To do:
Take the entries that follow and return exactly the lines from the one holding "edge_store(1, 0, 1);" through the one holding "const __amdgpu_buffer_rsrc_t o_rsrc", both included. Nothing else is needed.

(Beginning of Input data)

template <bool kPre, bool kNoise>
__device__ __forceinline__ void upfirs_body(const UpFirArgs& p) {
    extern __shared__ __attribute__((aligned(16))) unsigned char smem_raw[];
    u32x4* const ring = reinterpret_cast<u32x4*>(smem_raw);
    u32x4* const halo = ring + kRing * kSlotUnits;
    u32x4* const w_lds = halo + 2 * kHaloUnits;
    float* const stage = reinterpret_cast<float*>(w_lds + kWUnits);
    float* const nz_lds = stage + kStageFloats;
    float* const carry = nz_lds + kNzPieces * 256;
    float* const s_lds = carry + kCarryFloats;
    float* const d_lds = s_lds + (kPre ? 0 : p.Cin);
    float* const b_lds = d_lds + kBM;
    float* const sn_lds = b_lds + kBM;

    const int tid = threadIdx.x;
    const int wave = __builtin_amdgcn_readfirstlane(tid >> 6);
    const int lane = tid & 63;
    const int n16 = lane & 15, kg = lane >> 4;

    int id;
    {
        const int v = blockIdx.x, nwg = p.total_blocks;
        const int q = nwg >> 3, r = nwg & 7, xcd = v & 7;
        id = (xcd < r ? xcd * (q + 1) : r * (q + 1) + (xcd - r) * q) + (v >> 3);
    }
    const int m_tile = id % p.m_tiles;
    id /= p.m_tiles;
    const int strip = id % p.strips;
    id /= p.strips;
    const int seg = id % p.segs;
    const int b = id / p.segs;
    const int m0 = m_tile * kBM;
    const int X0 = strip * kSW;
    const int H = p.H, W = p.W;
    const int Hp = H + 2, Wp = W + 8;
    const int HpWp4 = Hp * Wp * 4;
    const int chunks = p.Cin / kKC;
    const int steps = H / kTH;
    const int s_begin = seg * (p.rows_per_seg / kTH), s_end = s_begin + p.rows_per_seg / kTH;
    const int s_first = seg > 0 ? s_begin - 1 : s_begin;

    const __amdgpu_buffer_rsrc_t x_rsrc =
        __builtin_amdgcn_make_buffer_rsrc((void*)(p.x + (size_t)b * p.x_b_stride), 0, p.Cin * Hp * Wp * 4, 0x00020000);
    const __amdgpu_buffer_rsrc_t w_rsrc = __builtin_amdgcn_make_buffer_rsrc(
        (void*)(reinterpret_cast<const unsigned char*>(p.w) + (size_t)m_tile * chunks * 27 * 1024), 0, chunks * 27 * 1024, 0x00020000);

    const int st_pair = lane >> 4, st_g = lane & 15;
    u32x4* const ring_w = ring + wave * kPlaneStride + ring_column(4 * st_g + st_pair);
    const int m_pos = 16 * wave + n16;
    const u32x4* const ring_r0 = ring + kg * kPlaneStride + ring_column(m_pos);
    const u32x4* const ring_r1 = ring + kg * kPlaneStride + (m_pos > 0 ? ring_column(m_pos - 1) : kEdgeColumn);
    const bool edge_copy = wave == 3 && lane < kPlanes;
    const int e_unit = lane % kPlanes;
    u32x4* const ring_e = ring + (e_unit >> 2) * 4 * kPlaneStride + (e_unit & 3) * kPlaneStride + (edge_copy ? kEdgeColumn : 66 + wave);
    const u32x4* const halo_e = halo + e_unit;
    const u32x4* const halo_r = halo + ((n16 & 7) * kHaloCols + 2 * (n16 >> 3)) * kPlanes + kg;
    const u32x4* const halo_f = halo + ((kRows - 1) * kHaloCols + 2 * (n16 >> 3)) * kPlanes + kg;
    const int st_voff = (2 * st_pair * Hp * Wp + X0 + 4 + 4 * st_g) * 4;
    unsigned st[kDepth][8];
    auto stage_load = [&](unsigned(&dst)[8], int chunk, int brow, bool in_loop = false) {
        if ((GANCE_UPFIRS_ABLATE & 4) && in_loop) return;
        const int soff = ((chunk * kKC + wave * 8) * Hp + brow) * Wp * 4;
#pragma unroll
        for (int e = 0; e < 2; ++e) {
            const u32x4 q4 = __builtin_amdgcn_raw_buffer_load_b128(x_rsrc, st_voff, soff + e * HpWp4, 0);
#pragma unroll
            for (int c = 0; c < 4; ++c) dst[2 * c + e] = q4[c];
        }
    };
    auto scale_pair = [&](unsigned(&raw)[8], int chunk) {
        if constexpr (!kPre) {
            const f32x2 s2 = *reinterpret_cast<const f32x2*>(s_lds + chunk * kKC + 8 * wave + 2 * st_pair);
#pragma unroll
            for (int c = 0; c < 4; ++c) {
                raw[2 * c] = __builtin_bit_cast(unsigned, __builtin_bit_cast(float, raw[2 * c]) * s2[0]);
                raw[2 * c + 1] = __builtin_bit_cast(unsigned, __builtin_bit_cast(float, raw[2 * c + 1]) * s2[1]);
            }
        }
    };
    auto transpose_rows = [](u32x4& u) {
        auto a02 = __builtin_amdgcn_permlane32_swap(u[0], u[2], false, false);
        auto a13 = __builtin_amdgcn_permlane32_swap(u[1], u[3], false, false);
        auto b01 = __builtin_amdgcn_permlane16_swap(a02[0], a13[0], false, false);
        auto b23 = __builtin_amdgcn_permlane16_swap(a02[1], a13[1], false, false);
        u = u32x4{b01[0], b01[1], b23[0], b23[1]};
    };
    auto scale8 = [&](unsigned(&raw)[8], int chunk, int group) {
        if constexpr (!kPre) {
            const f32x4 s0 = *reinterpret_cast<const f32x4*>(s_lds + chunk * kKC + group * 8);
            const f32x4 s1 = *reinterpret_cast<const f32x4*>(s_lds + chunk * kKC + group * 8 + 4);
#pragma unroll
            for (int e = 0; e < 4; ++e) {
                raw[e] = __builtin_bit_cast(unsigned, __builtin_bit_cast(float, raw[e]) * s0[e]);
                raw[4 + e] = __builtin_bit_cast(unsigned, __builtin_bit_cast(float, raw[4 + e]) * s1[e]);
            }
        }
    };
    auto stage_store = [&](unsigned(&raw)[8], int slot, int chunk) {
        scale_pair(raw, chunk);
        u32x4 part[3];
        split_unit(raw, part);
#pragma unroll
        for (int q = 0; q < 3; ++q) transpose_rows(part[q]);
#pragma unroll
        for (int q = 0; q < 3; ++q)
            if (!(GANCE_UPFIRS_ABLATE & 16)) ring_w[slot * kSlotUnits + q * 4 * kPlaneStride] = part[q];
    };
    auto edge_store = [&](int slot, int hbuf, int hrow) { if (!(GANCE_UPFIRS_ABLATE & 64)) ring_e[slot * kSlotUnits] = halo_e[hbuf * kHaloUnits + (hrow * kHaloCols + 1) * kPlanes]; };
    const int h_task = tid < kHaloTasks ? tid : tid - kHaloTasks;
    const int h_col = h_task & 3, h_kg = (h_task >> 2) & 3, h_row = h_task >> 4;
    const int h_voff = ((h_kg * 8 * Hp + h_row) * Wp + X0 + 2 + (h_col & 1) + (h_col >> 1) * 65) * 4;
    u32x4* const halo_w = halo + (h_row * kHaloCols + h_col) * kPlanes + h_kg;
    unsigned hraw[8];
    auto halo_load = [&](int step, int chunk) {
        const int soff = (chunk * kKC * Hp + kTH * step) * Wp * 4;
#pragma unroll
        for (int e = 0; e < 8; ++e) hraw[e] = __builtin_amdgcn_raw_buffer_load_b32(x_rsrc, h_voff, soff + e * HpWp4, 0);
    };
    auto halo_store = [&](int chunk, int buf) {
        scale8(hraw, chunk, h_kg);
        u32x4 part[3];
        split_unit(hraw, part);
#pragma unroll
        for (int q = 0; q < 3; ++q) halo_w[buf * kHaloUnits + q * 4] = part[q];
    };

    u32x4 A[9][3];
    const int a_voff = lane * 16;
    auto weights_dma = [&](int chunk) {
#pragma unroll
        for (int k = 0; k < 7; ++k)
            if (k < 6 || wave < 3)
                __builtin_amdgcn_raw_ptr_buffer_load_lds(w_rsrc, (lds_ptr_t)(w_lds + (wave + 4 * k) * 64), 16, lane * 16, (chunk * 27 + wave + 4 * k) * 1024, 0, 0);
    };
    const u32x4* const w_r = w_lds + lane;
    auto read_a3 = [&](int t, u32x4(&dst)[3]) {
#pragma unroll
        for (int q = 0; q < 3; ++q) dst[q] = w_r[(t * 3 + q) * 64];
    };
    auto load_a3 = [&](int chunk, int t, u32x4(&dst)[3]) {
#pragma unroll
        for (int q = 0; q < 3; ++q) dst[q] = __builtin_amdgcn_raw_buffer_load_b128(w_rsrc, a_voff, (chunk * 27 + t * 3 + q) * 1024, 0);
    };

    u32x4 Bf[2][2][3];
    auto load_b = [&](int slot, u32x4(&dst)[2][3]) {
#pragma unroll
        for (int q = 0; q < 3; ++q) {
            dst[0][q] = ring_r0[slot * kSlotUnits + q * 4 * kPlaneStride];
            dst[1][q] = ring_r1[slot * kSlotUnits + q * 4 * kPlaneStride];
        }
    };

    stage_load(st[0], 0, kTH * s_first + 0);
    stage_load(st[1], 0, kTH * s_first + 1);
    load_a3(0, 0, A[0]);
    halo_load(s_first, 0);
    if constexpr (!kPre)
        for (int i = tid; i < p.Cin; i += 256) s_lds[i] = p.s[(size_t)b * p.s_stride + i];
    if (tid < kBM) {
        d_lds[tid] = p.d[(size_t)b * p.d_stride + m0 + tid];
        b_lds[tid] = p.bias[m0 + tid];
        sn_lds[tid] = p.s_next != nullptr ? p.s_next[(size_t)b * p.s_stride + m0 + tid] : 1.0f;
    }
    for (int i = tid; i < kCarryFloats; i += 256) carry[i] = 0.f;
#pragma unroll
    for (int t = 1; t < 9; ++t) load_a3(0, t, A[t]);
    if constexpr (!kPre) lds_barrier();
    stage_store(st[0], 0, 0);
    stage_store(st[1], 1, 0);
    halo_store(0, 0);
#pragma unroll
    for (int r = 2; r < 2 + kDepth; ++r) stage_load(st[r % kDepth], 0, kTH * s_first + r);
    lds_barrier();
    edge_store(0, 0, 0);
    edge_store(1, 0, 1);
    lds_barrier();
    load_b(0, Bf[0]);

    const int OW = 2 * W, OWp = OW + 8;
    const long long oplane = (long long)(2 * H + 2) * OWp;
    const __amdgpu_buffer_rsrc_t o_rsrc = __builtin_amdgcn_make_buffer_rsrc(
        (void*)(p.out + ((size_t)b * p.Cout + m0) * oplane - 2 * OWp), 0, 0x7fffffff, 0x00020000);
    const __amdgpu_buffer_rsrc_t nz_rsrc = __builtin_amdgcn_make_buffer_rsrc(
        (void*)(kNoise ? p.noise + (size_t)b * p.noise_b_stride : nullptr), 0, kNoise ? (2 * H) * (2 * W) * 4 : 0, 0x00020000);
    const float ns2 = p.noise_strength * kSqrt2f;

    constexpr int kTerms[6][2] = {{2, 0}, {0, 2}, {1, 1}, {1, 0}, {0, 1}, {0, 0}};
    constexpr int kTapTurn[9] = {0, 4, 6, 8, 2, 5, 1, 7, 3};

(End of Input data)

Output below:
    edge_store(1, 0, 1);
    lds_barrier();
    load_b(0, Bf[0]);

    const int OW = 2 * W, OWp = OW + 8;
    const long long oplane = (long long)(2 * H + 2) * OWp;
    const __amdgpu_buffer_rsrc_t o_rsrc = __builtin_amdgcn_make_buffer_rsrc(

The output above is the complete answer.